[Collected data entries]
↓
# levymsn/CQA-CRCT

Hardware: AMD Instinct MI355X
Metric: QA-pairs/sec training step (whole node) (higher is better)
Workload: dtype bf16; 1 GPU; CRCT fwd+loss+bwd+AdamW, vilbert.json (v_feature_size=2048), batch 80/GPU, 36 visual elems x 2048-d, 20 text tokens, dropout 0.1, L1 regression loss; residual_stream=fp32, global_batch=80, parallelism=dp1, input=resident

## Files before the change

cqa-crct_amd/crct/lib.py:

```python
import ctypes as C
import os

_HERE = os.path.dirname(os.path.abspath(__file__))
LIB_PATH = os.path.join(_HERE, "libcrct_hip.so")

c_i32, c_i64, c_u32, c_u64, c_f32 = C.c_int32, C.c_int64, C.c_uint32, C.c_uint64, C.c_float
ATTN_MAX_LEN = 512
FP8_AMAX_LANES = 64
vp = C.c_void_p


class GemmArgs(C.Structure):
    _fields_ = [("A", vp), ("B", vp), ("C", vp), ("bias", vp), ("preact_out", vp), ("dact_src", vp), ("addend", vp),
                ("lda", c_i64), ("ldb", c_i64), ("ldc", c_i64), ("ld_aux", c_i64), ("ld_add", c_i64),
                ("M", c_i32), ("N", c_i32), ("K", c_i32), ("ta", c_i32), ("tb", c_i32), ("act", c_i32), ("dact", c_i32),
                ("c_is_f32", c_i32), ("accumulate", c_i32), ("tile", c_i32), ("alpha", c_f32), ("drop_thr", c_u32),
                ("drop_scale", c_f32), ("drop_site", c_u32), ("seed", c_u64), ("rowsum_out", vp),
                ("fp8", c_i32), ("scale_a", vp), ("scale_b", vp), ("q_out", vp), ("q_scale", vp), ("q_amax", vp), ("ld_q", c_i64),
                ("site", c_i32), ("split_k", c_i32), ("splitk_ws", vp), ("splitk_cnt", vp), ("addend_f32", c_i32), ("c_cached", c_i32)]


class GemmLnAddend(C.Structure):
    _fields_ = [("mean", vp), ("rstd", vp), ("gamma", vp), ("beta", vp)]

# ... 6 lines not shown
SITE_NAMES = ["none", "t.qkv", "t.out", "t.ffn_up", "t.ffn_down", "v.qkv", "v.out", "v.ffn_up", "v.ffn_down",
              "c.qkv_t", "c.qkv_v", "c.out_t", "c.out_v", "img_emb", "head"]
KIND_NAMES = ["fwd", "dgrad", "wgrad"]
CLASS_NAMES = ["S.w", "S.n", "S.nl", "M.w", "M.n", "M.nl", "L.w", "L.n", "L.nl"]


class HeadArgs(C.Structure):
    _fields_ = [("pooled_t", vp), ("pooled_v", vp), ("fus_h", vp), ("w_cls", vp), ("b_cls", vp), ("w_f6", vp), ("b_f6", vp),
                ("R", vp), ("labels", vp), ("logits", vp), ("reg", vp), ("stats", vp), ("scratch", vp),
                ("d_pooled_t", vp), ("d_pooled_v", vp), ("d_fus_h", vp),
                ("d_w_cls", vp), ("d_b_cls", vp), ("d_w_f6", vp), ("d_b_f6", vp), ("g_nsp_dev", vp), ("g_reg_dev", vp),
                ("g_loss_dev", vp), ("B", c_i32), ("Hb", c_i32), ("fusion_sum", c_i32), ("use_l1", c_i32), ("kind_l1", c_i32),
                ("tol_margin", c_f32), ("nsp_coeff", c_f32), ("reg_coeff", c_f32), ("grad_scale", c_f32),
                ("drop_thr", c_u32), ("drop_scale", c_f32), ("drop_site", c_u32), ("seed", c_u64)]


CE_CLASSES = 65
DATASET_KINDS = {"plotqa": 0, "dvqa": 1, "figure_qa": 2}
REGRESSOR_KINDS = {"plotqa": 0, "none": 1, "ce": 2}


class Variant(C.Structure):
    _fields_ = [("dataset", c_i32), ("regressor", c_i32), ("n_values", c_i32), ("values", c_f32 * CE_CLASSES)]


class HeadVariantArgs(C.Structure):
    _fields_ = [("h", HeadArgs), ("variant", Variant), ("snap", c_i32), ("ce_scratch", vp)]


EVAL_TOTAL, EVAL_BREAKDOWN, EVAL_HISTOGRAM, EVAL_ERRORS, EVAL_TABLE_WORDS = 0, 12, 192, 205, 206


class EvalScoreArgs(C.Structure):
    _fields_ = [("logits", vp), ("reg_out", vp), ("reg_err", vp), ("reg_terr", vp), ("num_ans", vp), ("forced", vp), ("labels", vp),
                ("gt_id", vp), ("needs_reg", vp), ("tolerance", vp), ("cats", vp), ("answers", vp), ("sel_out", vp), ("sel_err", vp),
                ("sel_terr", vp), ("flags", vp), ("prob0", vp), ("tables", vp), ("N", c_i64), ("Q", c_i32), ("mode", c_i32),
                ("with_histogram", c_i32)]


class ModelDims(C.Structure):
    _fields_ = [("vocab", c_i32), ("n_pos", c_i32), ("n_types", c_i32), ("H", c_i32), ("L", c_i32), ("heads", c_i32), ("I", c_i32),
                ("Fv", c_i32), ("Hv", c_i32), ("Lv", c_i32), ("v_heads", c_i32), ("Iv", c_i32), ("Hb", c_i32), ("b_heads", c_i32),
                ("n_color", c_i32), ("n_conn", c_i32), ("v_biatt", c_i32 * 32), ("t_biatt", c_i32 * 32),
                ("fusion_sum", c_i32), ("with_coattention", c_i32),
                ("p_hidden", c_f32), ("p_attn", c_f32), ("p_v_hidden", c_f32), ("p_v_attn", c_f32), ("p_cls", c_f32)]


class Batch(C.Structure):
    _fields_ = [("tokens", vp), ("segments", vp), ("loc", vp), ("text_keymask", vp), ("image_feat", vp), ("image_loc", vp),
                ("image_target", vp), ("image_keymask", vp), ("R", vp), ("labels", vp),
                ("B", c_i32), ("T", c_i32), ("V", c_i32),
                ("sep_indices", vp), ("hist_len", vp), ("image_mask", vp), ("sep_stride", c_i32), ("image_feat_bf16", c_i32)]


class LnFwdArgs(C.Structure):
    _fields_ = [("x", vp), ("gamma", vp), ("beta", vp), ("y", vp), ("mean", vp), ("rstd", vp), ("M", c_i32), ("H", c_i32),
                ("eps", c_f32), ("drop_thr", c_u32), ("drop_scale", c_f32), ("drop_site", c_u32), ("seed", c_u64),
                ("q_out", vp), ("q_scale", vp), ("q_amax", vp), ("x_f32", c_i32), ("y_f32", vp)]


class LnBwdArgs(C.Structure):
    _fields_ = [("dy", vp), ("x", vp), ("mean", vp), ("rstd", vp), ("gamma", vp), ("dx", vp), ("dx_lin", vp), ("partials", vp),
                ("M", c_i32), ("H", c_i32), ("post_thr", c_u32), ("post_scale", c_f32), ("post_site", c_u32),
                ("lin_thr", c_u32), ("lin_scale", c_f32), ("lin_site", c_u32), ("seed", c_u64),
                ("q_out", vp), ("q_scale", vp), ("q_amax", vp), ("x_f32", c_i32)]


class AmpState(C.Structure):
    _fields_ = [("grad_scale", vp), ("found_inf", vp), ("step", vp)]


class AttnQuant(C.Structure):
    _fields_ = [("ctx_q", vp), ("ctx_scale", vp), ("ctx_amax", vp), ("dq_q", vp), ("dk_q", vp), ("dv_q", vp),
                ("dq_scale", vp), ("dq_amax", vp), ("dkv_scale", vp), ("dkv_amax", vp),
                ("row_lse", vp), ("ctx", vp), ("ld_ctx", c_i64)]


class Fp8Shadow(C.Structure):
    _fields_ = [("q", vp), ("seg_slot", vp), ("scale", vp), ("amax", vp), ("qt", vp), ("seg_in", vp), ("seg_t_base", vp), ("seg_t_ld", vp)]


class StepCfg(C.Structure):
    _fields_ = [("training", c_i32), ("use_l1", c_i32), ("kind_l1", c_i32), ("tol_margin", c_f32), ("nsp_coeff", c_f32),
                ("reg_coeff", c_f32), ("grad_scale", c_f32), ("seed", c_u64), ("g_nsp_dev", vp), ("g_reg_dev", vp), ("g_loss_dev", vp),
                ("seg_ready_events", vp), ("seg_done_events", vp),
                ("fp8", c_i32), ("params_fp8", vp), ("fp8_w_scale", vp), ("fp8_act_scale", vp), ("fp8_act_amax", vp),
                ("fp8_bwd", c_i32), ("fp8_wgrad", c_i32), ("params_fp8_t", vp), ("fp8_grad_scale", vp), ("fp8_grad_amax", vp),
                ("seg_enqueued", vp), ("seg_enqueued_user", vp), ("seg_done_mask", vp), ("wgrad_overwrite", c_i32), ("grads_bf16", vp),
                ("residual_fp32", c_i32)]


class InputGrads(C.Structure):
    _fields_ = [("d_image_feat", vp), ("d_image_loc", vp), ("d_areas", vp), ("d_txt_loc", vp), ("d_text_emb", vp)]


class OutputGrads(C.Structure):
    _fields_ = [("d_seq_t", vp), ("d_seq_v", vp)]


class ScoreGrads(C.Structure):
    _fields_ = [("d_logits", vp), ("d_value", vp)]


SEG_ENQUEUED_FN =C.CFUNCTYPE(None, C.c_int, vp)


_u8 = [c_u32, c_f32, c_u32, c_u64]
PROTOTYPES = {
    "crct_last_error": (C.c_char_p, []),
    "crct_abi_version": (C.c_int, []),
    "crct_gemm_bf16": (C.c_int, [C.POINTER(GemmArgs), vp]),
    "crct_gemm_bf16_grouped": (C.c_int, [C.POINTER(GemmArgs), C.c_int, vp]),
    "crct_gemm_bf16_ln_addend": (C.c_int, [C.POINTER(GemmArgs), C.POINTER(GemmLnAddend), vp]),
    "crct_gemm_bf16_grouped_ln_addend": (C.c_int, [C.POINTER(GemmArgs), C.POINTER(GemmLnAddend), C.c_int, vp]),
    "crct_gemm_pick_tile": (C.c_int, [C.c_int, C.c_int]),
    "crct_gemm_group_max_workgroups": (C.c_int, [C.c_int]),
    "crct_gemm_group_target_workgroups": (C.c_int, [C.c_int]),
    "crct_gemm_group_concat": (C.c_int, [C.c_int]),
    "crct_embed_scatter_split": (None, [C.c_int]),
    "crct_gemm_force_generic": (C.c_int, [C.c_int]),
    "crct_prof_enable": (C.c_int, [C.c_int]),
    "crct_prof_reset": (C.c_int, []),
    "crct_prof_read": (C.c_int, [C.c_int, C.POINTER(C.c_long), C.POINTER(C.c_double), C.POINTER(C.c_double)]),
    "crct_prof_read_site": (C.c_int, [C.c_int, C.c_int, C.POINTER(C.c_long), C.POINTER(C.c_double), C.POINTER(C.c_double), C.POINTER(C.c_int)]),
    "crct_prof_stamp_count": (C.c_int, []),
    "crct_prof_stamp_read": (C.c_int, [C.c_int, C.POINTER(vp), C.POINTER(C.c_double), C.POINTER(C.c_double)]),
    "crct_engine_streams": (C.c_int, [vp, C.POINTER(vp)]),
    "crct_launch_log_enable": (C.c_int, [C.c_int]),
    "crct_launch_log_count": (C.c_int, []),
    "crct_launch_log_read": (C.c_int, [C.c_int, C.POINTER(LaunchRec)]),
    "crct_gemm_splitk_ws_elems": (c_i64, [C.c_int, C.c_int, C.c_int]),
    "crct_gemm_splitk_tickets": (C.c_int, [C.c_int, C.c_int]),
    "crct_engine_set_site_policy": (C.c_int, [vp, C.c_int, C.c_int, C.c_int, C.c_int, C.c_int]),
    "crct_layernorm_fwd": (C.c_int, [vp, vp, vp, vp, vp, vp, C.c_int, C.c_int, c_f32] + _u8 + [vp]),
    "crct_layernorm_bwd_blocks": (C.c_int, [C.c_int]),
    "crct_layernorm_bwd": (C.c_int, [vp] * 11 + [C.c_int, C.c_int, C.c_int, c_u32, c_f32, c_u32, c_u32, c_f32, c_u32, c_u64, vp]),
    "crct_layernorm_bwd_rows": (C.c_int, [vp] * 8 + [C.c_int, C.c_int, c_u32, c_f32, c_u32, c_u32, c_f32, c_u32, c_u64, vp]),
    "crct_layernorm_bwd_finalize": (C.c_int, [vp] * 4 + [C.c_int, C.c_int, C.c_int, vp]),
    "crct_colsum_blocks": (C.c_int, [C.c_int]),
    "crct_colsum_bf16": (C.c_int, [vp, c_i64, vp, vp, C.c_int, C.c_int, C.c_int, vp]),
    "crct_build_keymasks": (C.c_int, [vp, vp, C.c_int, vp, vp, vp, C.c_int, C.c_int, C.c_int, vp]),
    "crct_softmax_rows_f32_bf16": (C.c_int, [vp, vp, C.c_int, C.c_int, vp]),
    "crct_softmax_rows_bf16_bf16": (C.c_int, [vp, vp, C.c_int, C.c_int, vp]),
    "crct_layernorm_fwd_q": (C.c_int, [vp, vp, vp, vp, vp, vp, C.c_int, C.c_int, c_f32] + _u8 + [vp, vp, vp, vp]),
    "crct_layernorm_bwd_rows_args": (C.c_int, [C.POINTER(LnBwdArgs), vp]),
    "crct_layernorm_fwd_args": (C.c_int, [C.POINTER(LnFwdArgs), vp]),
    "crct_fp8_transpose_weights": (C.c_int, [vp] * 6 + [C.c_int, c_i64, C.c_int, vp]),
    "crct_fp8_quantize_bf16": (C.c_int, [vp, vp, vp, vp, c_i64, vp]),
    "crct_fp8_update_scales": (C.c_int, [vp, vp, C.c_int, C.c_int, vp, c_f32, vp]),
    "crct_fp8_quantize_weights": (C.c_int, [vp] * 7 + [c_i64, vp, vp, C.c_int, vp]),
    "crct_gemm_group_wgrad_config": (C.c_int, [C.c_int]),
    "crct_engine_set_wgrad_flush": (C.c_int, [vp, C.c_int]),
    "crct_engine_set_ln_addend": (C.c_int, [vp, C.c_int]),
    "crct_engine_set_wgrad_workgroups": (C.c_int, [vp, C.c_int, C.c_int]),
    "crct_gemm_class_config": (C.c_int, [C.c_int, C.c_int]),
    "crct_gemm_fp8_scaled_mfma": (C.c_int, [C.c_int]),
    "crct_ghost_collective": (C.c_int, [vp, c_i64, C.c_int, C.c_int, C.c_double, vp]),
    "crct_cast_f32_bf16": (C.c_int, [vp, vp, c_i64, vp]),
    "crct_cast_bf16_f32": (C.c_int, [vp, vp, c_i64, vp]),
    "crct_cast_runs_f32_bf16": (C.c_int, [vp, vp, vp, vp, vp, vp, c_i64, vp]),
    "crct_cast_runs_bf16_f32": (C.c_int, [vp, vp, vp, vp, vp, vp, c_i64, vp]),
    "crct_attention_fwd": (C.c_int, [vp] * 5 + [C.c_int] * 5 + [c_i64] * 4 + _u8 + [vp]),
    "crct_attention_probs": (C.c_int, [vp] * 4 + [C.c_int] * 5 + [c_i64] * 2 + _u8 + [vp]),
    "crct_attention_bwd": (C.c_int, [vp] * 8 + [C.c_int] * 5 + [c_i64] * 7 + _u8 + [vp]),
    "crct_attention_fwd_q": (C.c_int, [vp] * 5 + [C.c_int] * 5 + [c_i64] * 4 + _u8 + [vp, vp]),
    "crct_attention_bwd_q": (C.c_int, [vp] * 8 + [C.c_int] * 5 + [c_i64] * 7 + _u8 + [vp, vp]),
    "crct_attention_quant_ok": (C.c_int, [C.c_int] * 3),
    "crct_attention_force_valu": (None, [C.c_int]),
    "crct_attention_force_long": (None, [C.c_int]),
    "crct_attention_force_split": (None, [C.c_int]),
    "crct_embed_text_fwd": (C.c_int, [vp] * 14 + [C.c_int] * 4 + [c_f32] + _u8 + [vp]),
    "crct_embed_text_bwd_indexed": (C.c_int, [vp] * 16 + [C.c_int] * 4 + _u8 + [vp, vp, C.c_int, vp, C.c_int, vp]),
    "crct_embed_image_fwd": (C.c_int, [vp] * 12 + [C.c_int] * 2 + [c_f32] + _u8 + [vp]),
    "crct_embed_image_bwd": (C.c_int, [vp] * 15 + [C.c_int] * 2 + _u8 + [vp, vp, C.c_int, vp]),
    "crct_embed_image_var_fwd": (C.c_int, [vp] * 14 + [C.c_int] * 2 + [c_f32] + _u8 + [vp]),
    "crct_embed_image_var_bwd": (C.c_int, [vp] * 16 + [C.c_int] * 2 + _u8 + [vp, vp, C.c_int, vp]),
    "crct_head_loss": (C.c_int, [C.POINTER(HeadArgs), vp]),
    "crct_head_loss_variant": (C.c_int, [C.POINTER(HeadVariantArgs), vp]),
    "crct_head_loss_scores": (C.c_int, [C.POINTER(HeadArgs), C.POINTER(ScoreGrads), vp]),
    "crct_head_loss_variant_scores": (C.c_int, [C.POINTER(HeadVariantArgs), C.POINTER(ScoreGrads), vp]),
    "crct_eval_select": (C.c_int, [vp, vp, vp, vp, vp, vp, C.c_int, c_i64, vp, vp, vp, vp, vp, vp]),
    "crct_eval_score": (C.c_int, [C.POINTER(EvalScoreArgs), vp]),
    "crct_adamw_plan": (c_i64, [vp, C.c_int, vp, vp, c_i64]),
    "crct_adamw_step": (C.c_int, [vp] * 11 + [c_i64, c_f32, c_f32, c_f32, C.c_int, vp, vp, vp, C.c_int, C.c_int, vp, vp]),
    "crct_adamw_advance": (C.c_int, [vp, vp, vp]),
    "crct_grad_sumsq": (C.c_int, [vp] * 6 + [c_i64, vp, C.c_int, C.c_int, vp]),
    "crct_grad_norm_finalize": (C.c_int, [vp, vp, c_i64, C.c_int, C.c_int, c_f32, vp, vp, vp, vp, vp]),
    "crct_scale_runs": (C.c_int, [vp] * 6 + [c_i64, C.c_int, vp]),
    "crct_engine_create": (vp, [C.POINTER(ModelDims), C.c_char_p, vp, vp, C.c_int, C.c_int, C.c_int, C.c_int]),
    "crct_engine_create_variant": (vp, [C.POINTER(ModelDims), C.c_char_p, vp, vp, C.c_int, C.c_int, C.c_int, C.c_int, C.POINTER(Variant)]),
    "crct_engine_set_areas": (C.c_int, [vp, vp]),
    "crct_engine_set_input_grads": (C.c_int, [vp, C.POINTER(InputGrads)]),
    "crct_embed_input_grad": (C.c_int, [vp] * 11 + [C.c_int] * 2 + _u8 + [vp]),
    "crct_softmax_bwd_rows": (C.c_int, [vp, C.c_int, vp, vp, C.c_int, C.c_int, vp]),
    "crct_layernorm_rows_f32": (C.c_int, [vp, C.c_int, vp, vp, vp, vp, vp, C.c_int, C.c_int, vp]),
    "crct_hidden_grad_add": (C.c_int, [vp, vp, c_f32, c_i64, vp]),
    "crct_engine_sequence_outputs": (C.c_int, [vp, vp, vp, C.c_int, C.c_int, C.c_int, vp, vp, vp]),
    "crct_engine_set_output_grads": (C.c_int, [vp, C.POINTER(OutputGrads)]),
    "crct_engine_set_score_grads": (C.c_int, [vp, C.POINTER(ScoreGrads)]),
    "crct_engine_set_trainable": (C.c_int, [vp, vp, C.c_int]),
    "crct_engine_backward_plan": (C.c_int, [vp, vp, C.c_int]),
    "crct_engine_destroy": (None, [vp]),
    "crct_engine_workspace_bytes": (C.c_size_t, [vp]),
    "crct_engine_num_segments": (C.c_int, [vp]),
    "crct_engine_segment_range": (C.c_int, [vp, C.c_int, C.POINTER(c_i64), C.POINTER(c_i64)]),
    "crct_engine_forward": (C.c_int, [vp, vp, vp, C.POINTER(Batch), C.POINTER(StepCfg), vp, vp, vp, vp, vp]),
    "crct_engine_backward": (C.c_int, [vp, vp, vp, C.POINTER(Batch), C.POINTER(StepCfg), vp, vp, vp, vp, vp, C.c_int, vp]),
    "crct_engine_set_streams": (C.c_int, [vp, C.c_int, C.c_int]),
    "crct_engine_aux_stream": (vp, [vp, vp, C.POINTER(C.c_int)]),
    "crct_event_create": (vp, []),
    "crct_event_destroy": (None, [vp]),
    "crct_event_record": (C.c_int, [vp, vp]),
    "crct_stream_wait_event": (C.c_int, [vp, vp]),
    "crct_event_synchronize": (C.c_int, [vp]),
    "crct_event_query": (C.c_int, [vp]),
    "crct_engine_wgrad_owned": (C.c_int, [vp, vp, vp, C.c_int]),
    "crct_engine_fp8_sites": (C.c_int, [vp]),
    "crct_engine_fp8_grad_sites": (C.c_int, [vp]),
    "crct_engine_fp8_weights": (C.c_int, [vp, vp, vp, C.c_int]),
    "crct_zero_runs": (C.c_int, [vp, vp, vp, vp, vp, c_i64, vp]),
    "crct_engine_attention_probs": (c_i64, [vp, vp, vp, vp, C.c_int, C.c_int, C.c_int, vp, c_i64, vp]),
    "crct_engine_tap": (c_i64, [vp, vp, C.c_char_p, C.c_int, C.c_int, C.c_int, vp, c_i64, vp]),
}
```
↑
## How to complete this task
Each line of the entries where the string "tokens" occurs should be shown.

## Answer space
Workload: dtype bf16; 1 GPU; CRCT fwd+loss+bwd+AdamW, vilbert.json (v_feature_size=2048), batch 80/GPU, 36 visual elems x 2048-d, 20 text tokens, dropout 0.1, L1 regression loss; residual_stream=fp32, global_batch=80, parallelism=dp1, input=resident
    _fields_ = [("tokens", vp), ("segments", vp), ("loc", vp), ("text_keymask", vp), ("image_feat", vp), ("image_loc", vp),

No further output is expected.